Get the "template" for the dictionary that needs to be transferred like this:
```python
description_06339.transferdata_template()
```
This both returns the dict, and prints it, depending on what you want to do with it. Use it to insert your own DataFrames into, and send it to .transfer()


### Usage Transferring

```python
stat_client.transfer({"deltabellfilnavn.dat" : df_06399}, "06339")
```
The simplest form of usage, is directly-transferring using the transfer-method under the client-class. If the statbanktable expects multiple "deltabeller", dataframes must be passed in a list, in the correct order.


### Getting apidata

```python
df_06339 = stat_client.apidata_all("06339", include_id=True)
```
`apidata_all`, does not need a specified query, it will build its own query, trying to get *all the data* from the table. This might be too much, resulting in an error.

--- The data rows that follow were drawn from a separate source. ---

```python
def split_weights_f16x3(w):
    w = w.to(torch.float32)
    wmax = float(w.abs().max()) if w.numel() else 0.0
    if not wmax < 65504.0:
        raise ValueError(f"folded weight magnitude {wmax:g} is outside the fp16 range of the f16x3 operand format: "
                         "run this checkpoint with OMNI_NET_PRECISION=fp32")
# ... 314 lines not shown
        pending = None
        for i in range(6):
            t = f"t{i}."
            if sh:
                if pending is not None:
                    tok, qkv = self._ln_gemm_parts(pending, t + "norm1.weight", t + "norm1.bias", 1e-5, t + "attn.qkv.w16", M, 1536)
                    pending = None
                elif normed is not None:
                    qkv = self._gemm_sh(normed, t + "attn.qkv.w16", None, M, 512, 1536)
                else:
                    qkv = self._ln_gemm_sh(tok, t + "norm1.weight", t + "norm1.bias", 1e-5, t + "attn.qkv.w16", None, M, 1536)
                att = new(M, 512)
                _lib.check(lib.omni_attention_qkv_sh(_p(qkv), _p(att), bs, N, self._s), "attention")
                tok = self._gemm_sh(att, t + "attn.proj.w16", t + "attn.proj.bias", M, 512, 512, res=tok)
                h = self._ln_gemm_sh(tok, t + "norm2.weight", t + "norm2.bias", 1e-5, t + "mlp.fc1.w16", t + "mlp.fc1.bias", M, 2048, act=ACT_GELU, out_sh=True)
                nxt = (f"t{i + 1}.norm1.weight", f"t{i + 1}.norm1.bias", 1e-5, True) if i < 5 else ("enc_norm.w", "enc_norm.b", 1e-6, False)
                tok, normed, pending = self._fc2_ln(h, t + "mlp.fc2.w16", t + "mlp.fc2.bias", M, tok, nxt)
                continue
            y = self._ln(tok, t + "norm1.weight", t + "norm1.bias", M, 1e-5)
            q = self._gemm(y, t + "attn.q.weight", None, M, 512, 512)
            kv = self._gemm(y, t + "attn.kv.weight", None, M, 512, 1024)
            att = new(M, 512)
            _lib.check(lib.omni_attention_f32(_p(q), _p(kv), _p(att), bs, N, self._s), "attention")
            tok = self._gemm(att, t + "attn.proj.weight", t + "attn.proj.bias", M, 512, 512, res=tok)
            y = self._ln(tok, t + "norm2.weight", t + "norm2.bias", M, 1e-5)
            h = self._gemm(y, t + "mlp.fc1.weight", t + "mlp.fc1.bias", M, 512, 2048, act=ACT_GELU)
            tok = self._gemm(h, t + "mlp.fc2.weight", t + "mlp.fc2.bias", M, 2048, 512, res=tok)
        if sh and pending is not None:
            parts, S, bkey, res_tok = pending
            tok_sum, tok = new(M, 512), new(M, 512)
            _lib.check(lib.omni_splitk_reduce_ln512(_p(parts), S, _p(self.w[bkey]), _p(res_tok), _p(tok_sum), _p(self.w["enc_norm.w"]), _p(self.w["enc_norm.b"]),
                                                    ctypes.c_float(1e-6), _p(tok), 0, M, self._s), "reduce+ln")
        else:
            tok = normed if (sh and normed is not None) else self._ln(tok, "enc_norm.w", "enc_norm.b", M, 1e-6)
        return tok

    def network(self, patches, point_feat, bs, confidence, out=None):
        lib = _lib.load()
        dev = patches.device
        self._s = ctypes.c_void_p(torch.cuda.current_stream(dev).cuda_stream)
        N, P = self.npatches, self.patch_size[0]
        M = bs * N
        self._bs = bs
        P2, P4, P8, P16, P32 = P // 2, P // 4, P // 8, P // 16, P // 32
        new = lambda *s: torch.empty(s, dtype=torch.float32, device=dev)
        conv1 = new(M, P2, P2, 64)
        sh = self.sh
        x = new(M, P4, P4, 64)
        pat = patches.view(M, 3, P, P)
        for m0, m1 in self._chunks(bs, N, self.front_chunk):
            Mc = m1 - m0
            if self.terms == 1 and P % 32:
                raise ValueError(f"precision f16x1 needs a patch size that is a multiple of 32 (got {P})")
            if sh and P % 32 == 0:
                _lib.check((lib.omni_stem_sh_f16x1 if self._x1 else lib.omni_stem_sh_f16x3)(_p(pat[m0:m1]), _p(self.w["stem.w16"]), _p(self.w["stem.b"]), _p(conv1[m0:m1]), Mc, P, self._s), "stem")
            else:
                _lib.check((lib.omni_stem_sh if sh else lib.omni_stem_f32)(_p(pat[m0:m1]), _p(self.w["stem.w"]), _p(self.w["stem.b"]),
                                                                            _p(conv1[m0:m1]), Mc, P, self._s), "stem")
            _lib.check((lib.omni_maxpool3x3s2_sh if sh else lib.omni_maxpool3x3s2_f32)(_p(conv1[m0:m1]), _p(x[m0:m1]), Mc, P2, P2, 64, self._s), "maxpool")
        feats = {}
        cin, size = 64, P4
        for lname, nblk, stride in _LAYERS:
            cout = {"layer1": 64, "layer2": 128, "layer3": 256, "layer4": 512}[lname]
            for i in range(nblk):
                p = f"{lname}.{i}"
                s = stride if i == 0 else 1
                ident = x
                if (p + ".ds.w") in self.w:
                    ident = self._conv(x, p + ".ds", M, size, size, cin, cout, 1, s, 0, ACT_NONE)
                y = self._conv(x, p + ".c1", M, size, size, cin, cout, 3, s, 1, ACT_RELU)
                size = (size + 2 - 3) // s + 1
                fold = sh and self.fold_point_feat and lname == "layer1" and i == nblk - 1
                x = self._conv(y, p + ".c2", M, size, size, cout, cout, 3, 1, 1, ACT_RELU, res=ident, post=point_feat if fold else None)
                cin = cout
            if lname == "layer1" and not (sh and self.fold_point_feat):
                _lib.check((lib.omni_add_period_sh if sh else lib.omni_add_period_f32)(
                    _p(x), _p(point_feat), ctypes.c_size_t(x.numel()), ctypes.c_size_t(point_feat.numel()), self._s), "add point_feat")
            feats[lname] = x
        layer1, layer2, layer3, layer4 = (feats[k] for k in ("layer1", "layer2", "layer3", "layer4"))
        if 32 * P32 * P32 != 512:
            raise RuntimeError(f"patch size {P}: token dim {32 * P32 * P32} != 512 — the reference network only exists at "
                               "patch size 128 (SURVEY.md finding 0.1)")
        d = self._conv(layer4, "down", M, P32, P32, 512, 32, 1, 1, 0, ACT_NONE, out_f32=True)
        tok = self.transformer(d, bs)
        _lib.check((lib.omni_add_hw_sh if sh else lib.omni_add_hw_f32)(_p(layer4), _p(tok), M, P32 * P32, 512, self._s), "token bias")
        x = self._up_conv_taps(layer4, "de_conv0_0", M, P32, P32, 512, 256, ACT_RELU)
        x = self._conv(x, "de_conv0_1", M, P16, P16, 256, 128, 3, 1, 1, ACT_RELU, x2=layer3, C2=256)
        x = self._up_conv_taps(x, "de_conv1_0", M, P16, P16, 128, 128, ACT_RELU)
        x = self._conv(x, "de_conv1_1", M, P8, P8, 128, 64, 3, 1, 1, ACT_RELU, x2=layer2, C2=128)
        x = self._up_conv(x, "de_conv2_0", M, P8, P8, 64, 64, ACT_RELU)
        x = self._conv(x, "de_conv2_1", M, P4, P4, 64, 64, 3, 1, 1, ACT_RELU, x2=layer1, C2=64)
        a, c = out if out is not None else (new(bs, N, 1, P, P), new(bs, N, 1, P, P) if confidence else None)
        av, cv = a.view(M, P, P), c.view(M, P, P) if c is not None else None
        fused = sh and self.fuse_heads and P % 32 == 0
        x_in, de4 = x, (None if fused else new(M, P, P, 32))
        for m0, m1 in self._chunks(bs, N, self.tail_chunk):
            Mc = m1 - m0
            x = self._up_conv(x_in[m0:m1], "de_conv3_0", Mc, P4, P4, 64, 64, ACT_RELU)
            x = self._conv(x, "de_conv3_1", Mc, P2, P2, 64, 32, 3, 1, 1, ACT_RELU, x2=conv1[m0:m1], C2=64)
            if fused:
                nb = int(lib.omni_up2_heads_scratch_bytes(Mc, P))
                hs = new((nb + 3) // 4)
                _lib.check((lib.omni_conv3x3_up2_heads_sh_f16x1 if self._x1 else lib.omni_conv3x3_up2_heads_sh_f16x3)(_p(x), _p(self.w["de_conv4_0.w16"]), _p(self.w["de_conv4_0.b"]), _p(self.w["heads.w16f"]),
                                                               ctypes.c_float(self.head_bias[0]), ctypes.c_float(self.head_bias[1]), _p(hs), ctypes.c_size_t(nb),
                                                               _p(av[m0:m1]), _p(cv[m0:m1]) if cv is not None else None, Mc, P, 1 if confidence else 0, self._s), "up+conv+heads")
                continue
            self._up_conv(x, "de_conv4_0", Mc, P2, P2, 32, 32, ACT_RELU, out_f32=True, out=de4[m0:m1])
            _lib.check(lib.omni_heads_f32(_p(de4[m0:m1]), _p(self.w["heads.w"]), ctypes.c_float(self.head_bias[0]), ctypes.c_float(self.head_bias[1]),
                                          _p(av[m0:m1]), _p(cv[m0:m1]) if cv is not None else None, Mc, P, 1 if confidence else 0, self._s), "heads")
        self.last = {"de_conv4_0": de4, "layer4": layer4}
        return a, c

    fuse_heads = os.environ.get("OMNI_FUSE_HEADS", "1") != "0"

    tail_chunk = 0
    front_chunk = 0

    @staticmethod
    def _chunks(bs, N, per):
        per = bs if per <= 0 else min(per, bs)
        return [(b0 * N, min(bs, b0 + per) * N) for b0 in range(0, bs, per)]

    def blend(self, a, c, erp_hw):
        P = self.patch_size
        if c is not None:
            return pers2equi_conf(a, c, self.fov, self.nrows, P, erp_hw, layout=_lib.LAYOUT_BNCHW)
        return pers2equi(a, self.fov, self.nrows, P, erp_hw, None, layout=_lib.LAYOUT_BNCHW)

    def mlp_points(self, name, xyz, depth, Mo):
        lib = _lib.load()
        P4 = self.patch_size[0] // 4
        out = torch.empty((Mo, P4, P4, 64), dtype=torch.float32, device=xyz.device)
        s = ctypes.c_void_p(torch.cuda.current_stream(xyz.device).cuda_stream)
        _lib.check(lib.omni_mlp_points_f32(_p(xyz), _p(depth), _p(self.w[name + ".w1"]), _p(self.w[name + ".b1"]),
                                           _p(self.w[name + ".w2"]), _p(self.w[name + ".b2"]), _p(out), Mo, self.npatches,
                                           P4 * P4, s), "mlp_points")
        return out

    def check_input(self, rgb):
        if not isinstance(rgb, torch.Tensor) or rgb.dim() != 4 or rgb.shape[1] != 3:
            raise ValueError("expected an RGB panorama batch [B,3,H,W]")
        if not rgb.is_cuda:
            raise ValueError("the model runs on an MI355X only (got a CPU tensor); there is no CPU path")
        if rgb.dtype != torch.float32:
            raise ValueError("float32 input expected")
        if _NPATCH[self.nrows] != self.npatches:
            raise ValueError("npatches does not match nrows")
```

The `include_id`-parameter is a bit *magical*, it gets both codes and value-columns for categorical columns, and tries to merge these next to each other, it also makes a check if the content is the same, then it will not include the content twice.

If you want to specify a query, to limit the response, use the method `apidata` instead.\
Here we are requesting an "internal table" which only people at SSB have access to, with a specified URL and query.
```python
query = {'query': [{'code': 'Region', 'selection': {'filter': 'vs:Landet', 'values': ['0']}}, {'code': 'Alder', 'selection': {'filter': 'vs:AldGrupp19', 'values': ['000', '001', '002', '003', '004', '005', '006', '007', '008', '009', '010', '011', '012', '013', '014', '015', '016', '017', '018', '019', '020', '021', '022', '023', '024', '025', '026', '027', '028', '029', '030', '031', '032', '033', '034', '035', '036', '037', '038', '039', '040', '041', '042', '043', '044', '045', '046', '047', '048', '049', '050', '051', '052', '053', '054', '055', '056', '057', '058', '059', '060', '061', '062', '063', '064', '065', '066', '067', '068', '069', '070', '071', '072', '073', '074', '075', '076', '077', '078', '079', '080', '081', '082', '083', '084', '085', '086', '087', '088', '089', '090', '091', '092', '093', '094', '095', '096', '097', '098', '099', '100', '101', '102', '103', '104', '105', '106', '107', '108', '109', '110', '111', '112', '113', '114', '115', '116', '117', '118', '119+']}}, {'code': 'Statsbrgskap', 'selection': {'filter': 'vs:Statsborgerskap', 'values': ['000']}}, {'code': 'Tid', 'selection': {'filter': 'item', 'values': ['2022']}}], 'response': {'format': 'json-stat2'}}

df_folkemengde = stat_client.apidata("https://i.ssb.no/pxwebi/api/v0/no/prod_24v_intern/START/be/be01/folkemengde/Rd0002Aa",
                                     query,
                                     include_id = True
                                    )
```

`apidata_rotate` is a thin wrapper around pivot_table. Stolen from: https://github.com/sehyoun/SSB_API_helper/blob/master/src/ssb_api_helper.py
```python
df_folkemengde_rotert = stat_client.rotate(df_folkemengde, 'tidskolonne', "verdikolonne")
```


To import the apidata-functions outside the client (no need for password) do the imports like this:
```python
from statbank.apidata import apidata_all, apidata, apidata_rotate
```


### Saving and restoring Uttrekksbeskrivelser and Transfers as json

From `stat_client.transfer()` you will recieve a StatbankTransfer object, from `stat_client.get_description` a StatbankUttrekksBeskrivelse-object. These can be serialized and saved to disk, and later be restored.

```python
filbesk_06339 = stat_client.get_description("06339")
filbesk_06339.to_json("path.json")
# Later the file can be restored with
filbesk_06339_new = stat_client.read_description_json("path.json")
```

Some deeper data-structures, like the dataframes in the transfer will not be serialized and stored with the transfer-object in its json.

---

### Version history
- 0.0.5 Still some parameter issues
- 0.0.4 More test coverage, some bugs fixed in rounding checks and parameter-passing
- 0.0.3 Removed batches, stripping uttrekk from transfer, rounding function on uttrekk, data required in as a dict of dataframes, with "deltabell-navn". Tableid now works to transfer to instead of only "hovedtabellnavn"
- 0.0.2 Starting alpha, fine-tuning release to Pypi on github-release
- 0.0.1 Client, transfer, description, apidata. Quite a lot of work done already. Pre-alpha.